Actually, not everyone suffered in those early days. The Heller & Merz Colors Co., for example, was doing fine – better than fine, really.
In its factory at 338 Wilson Ave. in Newark, where Carl worked as assistant plant manager – and in its main offices at 505 Hudson St. in Manhattan, N.Y, and in sales offices in Chicago, Boston, Philadelphia and Springfield, Mass. – the family firm was booming.
The Newark factory had been founded in 1888 by Frederick Heller and Henry Merz, two German immigrant cousins who believed the United States should have its own domestic source for aniline dyes that were, until then, made only in Germany. They convinced a German chemist to immigrate to Newark to help them get started.
At the end of the 19th century, with murmuring of impending national conflicts in Europe and the threats of blockades, Heller & Merz salesmen were able to convince U.S. textile firms to try their domestic dyes. Though most of the threatened blockades never materialized, Heller & Merz managed to hold onto that new business and then to add to it.
By the end of the 1920s, the firm had grown to about 275 employees at the Newark plant, known locally as “the works.” The company was doing well, despite the deepening economic depression. In fact, it was doing well enough to attract the attention of a growing conglomerate corporation.
By 1929, American Cyanamid had 20 factories around the world generating about 150 chemical products, ranging from fertilizers to coal tar, smallpox vaccinations to horse serums.
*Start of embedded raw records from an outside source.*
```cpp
template <typename FT, int GO>
__global__ __launch_bounds__(kF2Threads, 4) void tr_fwd2_kernel(TrFwdArgs a) {
  extern __shared__ __attribute__((aligned(16))) bf16_t lds[];
  constexpr int BM = kF2Rows, NT = kF2Threads;
  const int tb = static_cast<int>(blockIdx.x), ntb = static_cast<int>(gridDim.x);
  const int D = a.D, K2 = 2 * D, H = a.H;
  const int tile = xcd_remap(tb, ntb);
  const int64_t row0 = static_cast<int64_t>(tile) * BM;
  bf16_t* At = lds;
#if F2_ALIAS
  bf16_t* Ot = lds;
  int32_t* node_s = reinterpret_cast<int32_t*>(lds + (BM * K2 > kTrBN * kF2Ldt ? BM * K2 : kTrBN * kF2Ldt));
#else
  bf16_t* Ot = lds + BM * K2;
  int32_t* node_s = reinterpret_cast<int32_t*>(Ot + kTrBN * kF2Ldt);
#endif
  int32_t* leaf_s = node_s + BM;
  TR_STAMP(a.prof, tb, 0);
  if (a.prof && threadIdx.x == 0) a.prof[tb * 8 + 6] = static_cast<long long>(__smid());
  const int tid = threadIdx.x, wave = tid >> 6, lane = tid & 63;
  const int lr = lane & 15, lg = lane >> 4;
  if (tb == 0 && tid == 0) {
    if (a.step) a.step[0] += 1;
    a.rng[1] += 1;
  }
  for (int i = tb * NT + tid; i < a.B; i += ntb * NT) a.roots_cur[i] = a.roots_in[i];
  if constexpr (GO) {
    const int cpr2 = K2 >> 3;
    for (int it = tid; it < BM * cpr2; it += NT) {
      const int r = it / cpr2, c = it - r * cpr2;
      *reinterpret_cast<uint4_t*>(At + r * K2 + f2_chunk(r, c) * 8) =
          *reinterpret_cast<const uint4_t*>(a.a_rows + (row0 + r) * K2 + c * 8);
    }
  } else {
    if (tid < BM) node_s[tid] = a.nodes[row0 + tid];
    for (int it = tid; it < BM * a.FL; it += NT) leaf_s[it] = a.leaf[row0 * a.FL + it];
    __syncthreads();
  }
  TR_STAMP(a.prof, tb, 1);
  if constexpr (!GO) f2_gather<FT, BM, NT>(a, At, node_s, leaf_s, tid);
  if (a.ncomb && wave == 0) tr_comb_wave(a.comb, tb, ntb, lane);
  const bf16_t* W = a.W;
  constexpr int WPF = F2_WPF;
  uint4_t bq[WPF][2];
  if (wave * 32 < H) {
#pragma unroll
    for (int q = 0; q < WPF; ++q)
#pragma unroll
      for (int n = 0; n < 2; ++n) bq[q][n] = fm_frag(W, wave * 32 + n * 16, q * 32 < K2 ? q * 32 : 0, K2, lane);
  }
  __syncthreads();
  TR_STAMP(a.prof, tb, 2);
  if constexpr (!GO) f2_kt<BM, NT>(a, row0, At, tid);
  TR_STAMP(a.prof, tb, 3);
  constexpr int FM = BM / 16, FN = 2;
  for (int cchunk = 0; cchunk < H; cchunk += kTrBN) {
    const int cb = cchunk + wave * 32;
    float4_t acc[FM][FN];
    tl_zero(acc);
    if (cb < H) {
      if (cchunk > 0) {
#pragma unroll
        for (int q = 0; q < WPF; ++q)
#pragma unroll
          for (int n = 0; n < FN; ++n) bq[q][n] = fm_frag(W, cb + n * 16, q * 32 < K2 ? q * 32 : 0, K2, lane);
      }
      for (int k0 = 0; k0 < K2; k0 += 32 * WPF) {
#pragma unroll
        for (int q = 0; q < WPF; ++q) {
          const int ks = k0 + 32 * q;
          if (ks >= K2) break;
          uint4_t av[FM];
          const int phys = f2_chunk(lr, (ks >> 3) + lg) * 8;
#pragma unroll
          for (int m = 0; m < FM; ++m) av[m] = *reinterpret_cast<const uint4_t*>(At + (m * 16 + lr) * K2 + phys);
#pragma unroll
          for (int m = 0; m < FM; ++m)
#pragma unroll
            for (int n = 0; n < FN; ++n) acc[m][n] = mfma16(av[m], bq[q][n], acc[m][n]);
          const int kn = ks + 32 * WPF;
#pragma unroll
          for (int n = 0; n < FN; ++n) bq[q][n] = fm_frag(W, cb + n * 16, kn < K2 ? kn : 0, K2, lane);
        }
      }
    }
#if F2_ALIAS
    __syncthreads();
#endif
    if (cb < H) {
#pragma unroll
      for (int m = 0; m < FM; ++m)
#pragma unroll
        for (int n = 0; n < FN; ++n) {
          tl_uint2 v;
          v[0] = pack_bf16x2(fmaxf(acc[m][n][0], 0.f), fmaxf(acc[m][n][1], 0.f));
          v[1] = pack_bf16x2(fmaxf(acc[m][n][2], 0.f), fmaxf(acc[m][n][3], 0.f));
          *reinterpret_cast<tl_uint2*>(Ot + (wave * 32 + n * 16 + lr) * kF2Ldt + m * 16 + lg * 4) = v;
        }
    }
    __syncthreads();
    TR_STAMP(a.prof, tb, 4);
    const int ncols = (H - cchunk) < kTrBN ? (H - cchunk) : kTrBN;
    {
      const int P = 1 << a.logPg;
      const int groups = BM >> a.logPg;
      for (int it = tid; it < groups * ncols; it += NT) {
        const int gi = it / ncols, c = it - gi * ncols;
        const bf16_t* col = Ot + c * kF2Ldt + (gi << a.logPg);
        float s = 0.f, self = 0.f;
        for (int r4 = 0; r4 < P; r4 += 4) {
          const tl_uint2 v = *reinterpret_cast<const tl_uint2*>(col + r4);
          const float e[4] = {bf_lo(v[0]), bf_hi(v[0]), bf_lo(v[1]), bf_hi(v[1])};
#pragma unroll
          for (int j = 0; j < 4; ++j) {
            const int r = r4 + j;
            s += r < a.Fg ? e[j] : 0.f;
            self = r == a.Fg ? e[j] : self;
          }
        }
        if (a.include_self) s += self;
        const int64_t parent = (row0 >> a.logPg) + gi;
        bf16_t* dst = a.a_next + parent * 2 * H + cchunk + c;
        dst[0] = f2bf(self);
        dst[H] = f2bf(s * a.inv_grp);
      }
    }
    if (a.mask) {
      for (int it = tid; it < (BM / 32) * ncols; it += NT) {
        const int kbl = it / ncols, c = it - kbl * ncols;
        const bf16_t* col = Ot + c * kF2Ldt + kbl * 32;
        uint32_t bits = 0;
#pragma unroll
        for (int r4 = 0; r4 < 32; r4 += 4) {
          const tl_uint2 v = *reinterpret_cast<const tl_uint2*>(col + r4);
          bits |= (bf_pos(static_cast<bf16_t>(v[0] & 0xffffu)) ? 1u : 0u) << r4;
          bits |= (bf_pos(static_cast<bf16_t>(v[0] >> 16)) ? 1u : 0u) << (r4 + 1);
          bits |= (bf_pos(static_cast<bf16_t>(v[1] & 0xffffu)) ? 1u : 0u) << (r4 + 2);
          bits |= (bf_pos(static_cast<bf16_t>(v[1] >> 16)) ? 1u : 0u) << (r4 + 3);
        }
        a.mask[((row0 >> 5) + kbl) * H + cchunk + c] = bits;
      }
    }
    __syncthreads();
  }
  TR_STAMP(a.prof, tb, 5);
}

__global__ __launch_bounds__(256) void tr_bwd_kernel(TrBwdArgs a) {
  extern __shared__ __attribute__((aligned(16))) bf16_t lds[];
  constexpr int BM = 32;
  const int Hk = a.Hk, K2 = a.K2out;
  const int ldg = Hk + 8;
  const int64_t row0 = static_cast<int64_t>(xcd_remap(blockIdx.x, gridDim.x)) * BM;
  const int Pm = (1 << a.logPg) - 1;
  for (int it = threadIdx.x; it < BM * Hk; it += 256) {
    const int r = it / Hk, n = it - r * Hk;
    const int64_t row = row0 + r;
    float v = 0.f;
    if (row < a.M && ((a.mask[(row >> 5) * Hk + n] >> (row & 31)) & 1u)) {
      const int64_t t = row >> a.logPg;
      const int j = static_cast<int>(row & Pm);
      const float dn = a.dA[t * 2 * Hk + Hk + n] * a.inv;
      if (j < a.Fg) v = dn;
      else if (j == a.Fg) v = a.dA[t * 2 * Hk + n] + (a.include_self ? dn : 0.f);
    }
    lds[r * ldg + n] = f2bf(v);
  }
  __syncthreads();
  const int wave = threadIdx.x >> 6, lane = threadIdx.x & 63;
  const int lr = lane & 15, lk = (lane >> 4) * 8;
  constexpr int FM = BM / 16, FN = 4;
  for (int cchunk = 0; cchunk < K2; cchunk += kTrBN) {
    const int cb = cchunk + wave * 64;
    if (cb >= K2) continue;
    float4_t acc[FM][FN];
    tl_zero(acc);
    for (int k0 = 0; k0 < Hk; k0 += 32) {
// ... 130 lines not shown
```

### euler_amd/csrc/hip/tree_head.hip

```cpp
#include <algorithm>

#include "hip/tree_dev.h"
#include "hip/tree_plan.h"

namespace euler_hip {

constexpr int HB = kTrHeadRows;
constexpr int HFM = HB / 16;
constexpr int HNW = 16;
constexpr int TR_KC = 8;

__device__ __forceinline__ int sw_off(int r, int col, int ld) { return r * ld + col; }

__device__ __forceinline__ void tr_prefetch(const bf16_t* __restrict__ Bf, int col0, int N, int K, int lane,
                                            uint4_t (&b)[TR_KC]) {
  const int c = col0 < N ? col0 : 0;
#pragma unroll
  for (int s = 0; s < TR_KC; ++s) b[s] = fm_frag(Bf, c, s * 32 < K ? s * 32 : 0, K, lane);
}

__device__ __forceinline__ void tr_mfma_chunk(const bf16_t* A, int lda, int kc, int K, const uint4_t (&b)[TR_KC],
                                              float4_t (&acc)[HFM][1], int lane) {
  const int lr = lane & 15, lk = (lane >> 4) * 8;
#pragma unroll
  for (int s = 0; s < TR_KC; ++s) {
    if (kc + s * 32 < K) {
      uint4_t av[HFM];
#pragma unroll
      for (int m = 0; m < HFM; ++m) av[m] = *reinterpret_cast<const uint4_t*>(A + sw_off(m * 16 + lr, kc + s * 32 + lk, lda));
#pragma unroll
      for (int m = 0; m < HFM; ++m) acc[m][0] = mfma16(av[m], b[s], acc[m][0]);
    }
  }
}

__device__ __forceinline__ void tr_gemm(const bf16_t* A, int lda, const bf16_t* __restrict__ Bf, int col0, int K,
                                        float4_t (&acc)[HFM][1], int lane, const uint4_t (&pre)[TR_KC]) {
  tr_mfma_chunk(A, lda, 0, K, pre, acc, lane);
  for (int kc = 32 * TR_KC; kc < K; kc += 32 * TR_KC) {
    uint4_t b[TR_KC];
#pragma unroll
    for (int s = 0; s < TR_KC; ++s) b[s] = fm_frag(Bf, col0, kc + s * 32 < K ? kc + s * 32 : 0, K, lane);
    tr_mfma_chunk(A, lda, kc, K, b, acc, lane);
  }
}

__device__ __forceinline__ void tr_lds_to_kt(const bf16_t* tile, int ld, int N, int64_t r0, bf16_t* kt) {
  const int np = N >> 1;
  for (int it = threadIdx.x; it < np * (HB / 8); it += HNW * 64) {
    const int q = it / np, n = (it - q * np) * 2;
    uint32_t w[8];
#pragma unroll
    for (int i = 0; i < 8; ++i) w[i] = *reinterpret_cast<const uint32_t*>(tile + sw_off(q * 8 + i, n, ld));
    uint4_t lo, hi;
    kt_pack8(w, lo, hi);
    *reinterpret_cast<uint4_t*>(kt + kt_off(r0 + q * 8, n, N)) = lo;
    *reinterpret_cast<uint4_t*>(kt + kt_off(r0 + q * 8, n + 1, N)) = hi;
  }
}

__device__ __forceinline__ int tr_head_ld(int w) { return w + 16; }
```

They also had divisions that made chemical dyes, similar to the ones made at Heller & Merz.
On March 5, 1930, August Merz — secretary of the company and the man chosen to be Grace Viard’s godfather — announced that Heller & Merz would merge with Cyanamid. “The works” would be operated by Calco Chemical Co., a competitor of Heller & Merz absorbed in 1929 by Cyanamid. August and his brother, Eugene, who had been treasurer of the corporation – the uncle who had loaned Helen and Carl the money for their Boonton home – received board positions in the merged firm.
The announcement was made in a memorandum posted at the Newark factory the same day it appeared in that city’s evening paper. Carl Viard, one of August’s nephews, was one of the 275 employees who learned about the sale from the memorandum. R.S. Jesscott, president of Calco, gave Carl 30 days severance pay and told him he could go home that day.
“Oh, Carl, how could they,” Helen would ask him. He would tell her it was nothing personal; they would be fine; he was sure the Lord had some plan for them.
He also told her he planned to stay on at the factory for those 30 days, to make sure his replacement knew what he needed to know. Carl was a tinkerer and, by several accounts, a brilliant engineer; there were some projects he had begun for his uncles, which he now wanted to see through. He also probably believed that if he were being paid for 30 days, he should work for 30 days.
“After what they’ve done to you,” Helen would say to her husband of nearly 12 years.
“Oh, it’s nothing personal,” Carl would tell her. “It’s only business.”